Zorg ervoor dat je router geen inkomend verkeer doorlaat (zeker niet op de samba poorten) en je hoeft je nergens zorgen over te maken...

----------

## Dikkiedik

Thnx voor et advies, maar et lullige is dat ik niet met een andere linux box toegang wil hebben tot de gedeelde map.. dat zal geen probleem zijn.

Ik probeer het via windows(:O< *bluhh*). Elke willekeurige gebruiker moet gewoon leesrechten krijgen.

Daarnaast gebruik ik een pc als router/firewall/portmapper/screener/sniffer blabla dus er gaat niks ongezien langs zonder dat ik er van weet  :Razz: .

En writable yes op ntfs gaat naar mijn wete niet behalve dan voor kleine bestandjes met een even groot volume.. Ik hoop dat er snel iets met ntfs wordt gedaan zodat je gewoon kunt lezen en schrijven zoals op een vfat station.

hoe gebruik ik chmod -R? Gewoon intikken op de commanline? en wat doet dit dan??

Als ik smb.conf zó wil aanpassen dat ik met alle windows versies erop kan, vanaf een willekeurige computer binnen het thuis/lokaal netwerk, hoe moet dat dan precies?

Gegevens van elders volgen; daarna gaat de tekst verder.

template <bool PK, bool BYTE = false, bool FT = false>
__device__ __forceinline__ u32 chain_encode_o1_lds(const u8 *img_lds, u8 *ring, const u32 *lrcp, gcu8 *data, u32 n, u32 ns,
                                                   u32 bits, gcu8 *safe, gu8 *scratch_end, gu8 *dump, bool active, u32 lane,
                                                   bool aff_wave = false, u32 aff = 0u)
{
    const u32 k = lane & 3;
    static_assert(!FT || (PK && !BYTE), "the frequency table serves the packed rows");
    if (PK) bits = 10u;
    const u8 *idx = img_lds;
    const u8 *cumb = img_lds + (FT ? ENC_IMG_IDX_SHORT : ENC_IMG_IDX);
    const u32 rs = PK ? 4u * enc_pk_row_dwords(ns) : ns + 1;
    const u32 cumb_lds = (u32)(unsigned long)(LAS const u8 *)cumb;
    const u32 wmul = PK ? 11u | (rs >> 2) << 16 : 1u, wadd = PK ? (cumb_lds >> 2) << 16 : 0u;
    auto word = [&](u32 j) -> u32 {
        if (!PK) return j;
        u32 w = __umul24(j, wmul) + wadd;
        asm("" : "+v"(w));
        return w;
    };
    auto pairw = [&](u32 wc, u32 ws) -> u32 {
        if (PK) {
            const u32 a = ((wc >> 16) + __builtin_amdgcn_ubfe(ws, 5, 5)) << 2;
            const u32x2 d = *(LAS const u32x2_a4 *)(unsigned long)a;
            return __builtin_amdgcn_alignbit(d.y, d.x, ws);
        }
        return *(LAS const u32 *)(cumb + 2u * (__umul24(wc, rs) + ws));
    };
    auto pair = [&](u32 ci, u32 si) -> u32 { return pairw(word(ci), word(si)); };
    const u32 neutral = 1024u << 11;
    const u32 rcp_last = RCPTAB_ENTRIES - 1u;
    struct PF { u32 pk, f; };
    auto rcpof = [&](PF s) -> u32x2 {
        if (FT) return ((const u32x2 *)lrcp)[s.f];
        const u32 f = s.pk >> 16;
        u32x2 r = {lrcp[PK ? f : f < rcp_last ? f : rcp_last], 0u};
        return r;
    };
    auto topk = [&](u32 p) -> PF {
        if (PK) {
            const u32 st = p & 2047u, f = __builtin_amdgcn_ubfe(p, 11, 11) - st;
            PF r = {FT ? st : st | (f << 16), f};
            return r;
        }
        u32 hi = p << 16; asm("" : "+v"(hi));
        PF r = {p - hi, 0u};
        return r;
    };
    struct Sym { u32 rcp, w; PF s; };
    auto fetch = [&](u32 ci, u32 si) -> Sym {
        const PF s = topk(pair(ci, si));
        const u32x2 e = rcpof(s);
        Sym r = {e.x, e.y, s};
        return r;
    };
    auto step = [&](EncOutT<BYTE> &o, u32 &x, bool live, u32 rcp, u32 w, u32 pk, u32 f) {
        if (FT) o.step_freq(x, live, rcp, w, pk, f);
        else o.template step<PK>(x, live, rcp, pk, bits);
    };
    auto step_all = [&](EncOutT<BYTE> &o, u32 &x, u32 rcp, u32 w, u32 pk, u32 f) {
        if (FT) o.template step_freq<true>(x, true, rcp, w, pk, f);
        else o.template step<true, true>(x, true, rcp, pk, bits);
    };
    EncOutT<BYTE> o{ring, (u32)(unsigned long)(LAS u8 *)ring + (BYTE ? 127u : 126u), scratch_end, dump, 0u, 0u, k, lane, active, {0, 0, 0, 0}, dump};
    u32 x = BYTE ? (1u << 23) : RANS_LOW;
    const u32 q = active ? n >> 2 : 0;
    const u32 tail = active ? n - 4 * q : 0;

    u32 cur = 0;
    if (active && k == 3 && tail) cur = idx[data[n - 1]];
    for (u32 s = 0; wave_any(s < tail); s++) {
        const bool live = k == 3 && s < tail;
        Sym e = {0, 0, {0, 0}};
        if (live) {
            const u32 ci = idx[data[n - 2 - s]];
            e = fetch(ci, cur);
            cur = ci;
        }
        step(o, x, live, e.rcp, e.w, e.s.pk, e.s.f);
    }

    gcu8 *qbase = data + (u64)k * q;
    const u32 r0 = q ? q - 1 : 0;
    const u32 main = r0;
    const u32 npair = main >> 3;
    const u32 ntrip = 2 * npair;
    cur = (active && q) ? idx[qbase[r0]] : 0u;
    auto pipelined = [&](auto affc) {
        constexpr bool AFF = decltype(affc)::value;
        gcu8 *lbase = npair ? qbase : safe;
        u32 loff = npair ? r0 : 0u;
        auto load8 = [&](u32 j) -> u32x2 {
            if (!PK) {
                gcu8 *p = j < npair ? qbase + (r0 - 8 * j) - 8 : safe;
                return *(GAS const u32x2_unaligned *)p;
            }
            loff = __builtin_elementwise_sub_sat(loff, 8u);
            return *(GAS const u32x2_unaligned *)(lbase + loff);
        };
        struct I4 { u32 c0, c1, c2, c3; };
        u32 amul = 0u, aadd = wadd;
        if (AFF && npair) { amul = wmul; aadd = wadd - __umul24(aff - 1u, wmul); }
        auto aword = [&](u32 b) -> u32 {
            u32 w = __umul24(b, amul) + aadd;
            asm("" : "+v"(w));
            return w;
        };
        auto idx4 = [&](u32 ww) -> I4 {
            if (AFF) {
                I4 r = {aword(ww >> 24), aword((ww >> 16) & 0xff), aword((ww >> 8) & 0xff), aword(ww & 0xff)};
                return r;
            }
            I4 r = {word(idx[ww >> 24]), word(idx[(ww >> 16) & 0xff]), word(idx[(ww >> 8) & 0xff]), word(idx[ww & 0xff])};
            return r;
        };
        auto cum4 = [&](const I4 &c, u32 sym) -> u32x4 {
            u32x4 r = {pairw(c.c0, sym), pairw(c.c1, c.c0), pairw(c.c2, c.c1), pairw(c.c3, c.c2)};
            return r;
        };
        auto real4 = [&](u32x4 p, bool live) -> u32x4 {
            if (!PK) return p;
            u32x4 r = {live ? p.x : neutral, live ? p.y : neutral, live ? p.z : neutral, live ? p.w : neutral};
            return r;
        };
        struct P4 { PF x, y, z, w; };
        auto topk4 = [&](u32x4 p) -> P4 {
            P4 r = {topk(p.x), topk(p.y), topk(p.z), topk(p.w)};
            return r;
        };
        struct R4 { u32x4 rcp, w; };
        auto rcp4 = [&](const P4 &p) -> R4 {
            const u32x2 a = rcpof(p.x), b = rcpof(p.y), c = rcpof(p.z), d = rcpof(p.w);
            R4 r = {{a.x, b.x, c.x, d.x}, {a.y, b.y, c.y, d.y}};
            return r;
        };
        u32 cur1, cur2;
        I4 I2;
        P4 P0;
        u32x4 Praw;
        R4 R0;
        u32x2 Q0, Q1, Q2, Q3;
        {
            Q0 = load8(0); Q1 = load8(1); Q2 = load8(2); Q3 = load8(3);
            const I4 i0 = idx4(Q0.y), i1 = idx4(Q0.x);
            I2 = idx4(Q1.y);
            P0 = topk4(real4(cum4(i0, word(cur)), 0 < ntrip));
            Praw = cum4(i1, i0.c3);
            cur1 = i0.c3; cur2 = i1.c3;
            R0 = rcp4(P0);
        }
        u32 t = 0;
        auto trip = [&](u32 wnext3) {
            const bool live = t < ntrip;
            const I4 In = idx4(wnext3);
            const u32x4 Pn = cum4(I2, cur2);
            const P4 P1 = topk4(real4(Praw, t + 1 < ntrip));
            const R4 Rn = rcp4(P1);
            __builtin_amdgcn_sched_barrier(0);
            if (PK) {
                step_all(o, x, R0.rcp.x, R0.w.x, P0.x.pk, P0.x.f);
                step_all(o, x, R0.rcp.y, R0.w.y, P0.y.pk, P0.y.f);
                step_all(o, x, R0.rcp.z, R0.w.z, P0.z.pk, P0.z.f);
                step_all(o, x, R0.rcp.w, R0.w.w, P0.w.pk, P0.w.f);
            } else {
                step(o, x, live, R0.rcp.x, R0.w.x, P0.x.pk, P0.x.f);
                step(o, x, live, R0.rcp.y, R0.w.y, P0.y.pk, P0.y.f);
                step(o, x, live, R0.rcp.z, R0.w.z, P0.z.pk, P0.z.f);
                step(o, x, live, R0.rcp.w, R0.w.w, P0.w.pk, P0.w.f);
                if (live) cur = cur1;
            }
            cur1 = cur2; cur2 = I2.c3;
            I2 = In; P0 = P1; Praw = Pn; R0 = Rn;
            t++;
            __builtin_amdgcn_sched_barrier(0);
        };
        for (u32 d = 0; wave_any(d < npair); d += 4) {
            Q0 = load8(d + 4); o.flush_pipelined(); trip(Q1.x); trip(Q2.y);
            Q1 = load8(d + 5); o.flush_pipelined(); trip(Q2.x); trip(Q3.y);
            Q2 = load8(d + 6); o.flush_pipelined(); trip(Q3.x); trip(Q0.y);
            Q3 = load8(d + 7); o.flush_pipelined(); trip(Q0.x); trip(Q1.y);
        }
        o.flush_drain();
        o.flush();
        if (PK) cur = (active && q) ? idx[qbase[r0 - 4 * ntrip]] : 0u;
    };
    if (wave_any(npair > 0)) {
        if constexpr (FT) {
            if (aff_wave) pipelined(std::true_type{});
            else pipelined(std::false_type{});
        } else pipelined(std::false_type{});
    }
    u32 r = r0 - 4 * ntrip, done = 4 * ntrip;
    for (; wave_any(done < main); ) {
        const bool live = done < main;
        Sym e = {0, 0, {0, 0}};
        if (live) {
            const u32 ci = idx[qbase[r - 1]];
            e = fetch(ci, cur);
            cur = ci; r--; done++;
        }
        step(o, x, live, e.rcp, e.w, e.s.pk, e.s.f);
        o.flush();
    }
    {
        const bool live = active && q > 0;
        Sym e = {0, 0, {0, 0}};
        if (live) e = fetch(0, cur);
        step(o, x, live, e.rcp, e.w, e.s.pk, e.s.f);
    }
    return o.finish(x);
}

template <bool BYTE = false>
__device__ __forceinline__ u32 chain_encode_o0_pipe(const u8 *img_lds, u8 *ring, const u32 *lrcp, gcu8 *data, u32 n,
                                                    u32 bits, gcu8 *safe, gu8 *scratch_end, gu8 *dump, bool active, u32 lane)
{
    const u32 k = lane & 3;
    const u8 *idx = img_lds;
    const u8 *cumb = img_lds + ENC_IMG_IDX;
    auto pair = [&](u32 si) -> u32 { return *(LAS const u32 *)(cumb + 2u * si); };
    auto rcpof = [&](u32 pk) -> u32 { const u32 f = pk >> 16; return lrcp[f < RCPTAB_ENTRIES - 1u ? f : RCPTAB_ENTRIES - 1u]; };
    auto topk = [&](u32 p) -> u32 { u32 hi = p << 16; asm("" : "+v"(hi)); return p - hi; };
    auto fetch = [&](u32 si) -> u32x2 {
        const u32 pk = topk(pair(si));
        u32x2 r = {rcpof(pk), pk};
        return r;
    };
    EncOutT<BYTE> o{ring, (u32)(unsigned long)(LAS u8 *)ring + (BYTE ? 127u : 126u), scratch_end, dump, 0u, 0u, k, lane, active, {0, 0, 0, 0}, dump};
    u32 x = BYTE ? (1u << 23) : RANS_LOW;
    const u32 Q = active ? n >> 2 : 0;
    const u32 rem = active ? n & 3u : 0;

    if (wave_any(rem != 0)) {
        const bool live = k < rem;
        u32 rcp = 0, pk = 0;
        if (live) { const u32x2 e = fetch(idx[data[4 * Q + k]]); rcp = e.x; pk = e.y; }
        o.step(x, live, rcp, pk, bits);
    }

    const u32 npair = Q >> 3;
    const u32 ntrip = 2 * npair;
    if (wave_any(npair > 0)) {
        struct DT { u32x4 a, b; };
        auto load_dt = [&](u32 j) -> DT {
            gcu8 *p = j < npair ? data + 4ull * (Q - 8 * j) - 32 : safe;
            DT r = {*(GAS const u32x4_unaligned *)(p + 16), *(GAS const u32x4_unaligned *)p};
            return r;
        };
        struct I4 { u32 c0, c1, c2, c3; };
        const u32 sh = 8 * k;
        auto idx4 = [&](u32x4 v) -> I4 {
            I4 r = {idx[(v.w >> sh) & 0xff], idx[(v.z >> sh) & 0xff], idx[(v.y >> sh) & 0xff], idx[(v.x >> sh) & 0xff]};
            return r;
        };
        auto cum4 = [&](const I4 &c) -> u32x4 {
            u32x4 r = {pair(c.c0), pair(c.c1), pair(c.c2), pair(c.c3)};
            return r;
        };
        auto topk4 = [&](u32x4 p) -> u32x4 {
            u32x4 r = {topk(p.x), topk(p.y), topk(p.z), topk(p.w)};
            return r;
        };
        auto rcp4 = [&](u32x4 p) -> u32x4 {
            u32x4 r = {rcpof(p.x), rcpof(p.y), rcpof(p.z), rcpof(p.w)};
            return r;
        };
        I4 I2;
        u32x4 P0, Praw, R0;
        DT Q0, Q1, Q2, Q3;
        {
            Q0 = load_dt(0); Q1 = load_dt(1); Q2 = load_dt(2); Q3 = load_dt(3);
            const I4 i0 = idx4(Q0.a), i1 = idx4(Q0.b);
            I2 = idx4(Q1.a);
            P0 = topk4(cum4(i0));
            Praw = cum4(i1);
            R0 = rcp4(P0);
        }
        u32 t = 0;
        auto trip = [&](u32x4 wnext3) {
            const bool live = t < ntrip;
            const I4 In = idx4(wnext3);
            const u32x4 Pn = cum4(I2);
            const u32x4 P1 = topk4(Praw);
            const u32x4 Rn = rcp4(P1);
            __builtin_amdgcn_sched_barrier(0);
            o.step(x, live, R0.x, P0.x, bits);
            o.step(x, live, R0.y, P0.y, bits);
            o.step(x, live, R0.z, P0.z, bits);
            o.step(x, live, R0.w, P0.w, bits);
            I2 = In; P0 = P1; Praw = Pn; R0 = Rn;
            t++;
            __builtin_amdgcn_sched_barrier(0);
        };
        for (u32 d = 0; wave_any(d < npair); d += 4) {
            Q0 = load_dt(d + 4); o.flush_pipelined(); trip(Q1.b); trip(Q2.a);
            Q1 = load_dt(d + 5); o.flush_pipelined(); trip(Q2.b); trip(Q3.a);
            Q2 = load_dt(d + 6); o.flush_pipelined(); trip(Q3.b); trip(Q0.a);
            Q3 = load_dt(d + 7); o.flush_pipelined(); trip(Q0.b); trip(Q1.a);
        }
        o.flush_drain();
        o.flush();
    }
    for (u32 g = Q - 4 * ntrip; wave_any(g > 0); ) {
        const bool live = g > 0;
        u32 rcp = 0, pk = 0;
        if (live) { g--; const u32x2 e = fetch(idx[data[4 * g + k]]); rcp = e.x; pk = e.y; }
        o.step(x, live, rcp, pk, bits);
        o.flush();
    }
    return o.finish(x);
}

alvast bedankt  :Wink:  kev

----------

## Rainmaker

wat ik altijd dow is mn samba via webmin instellen

Dit geeft een webbased interface. Kun je ontzettend veel mee instellen

En waarom maak je er dan niet gewoon een reiser partitie van? Als het via samba loopt, kan windows het gewoon lezen

chmod veranderd de rechten van een bestand.

dannie@Medusa$ whatis chmod                                                 (~)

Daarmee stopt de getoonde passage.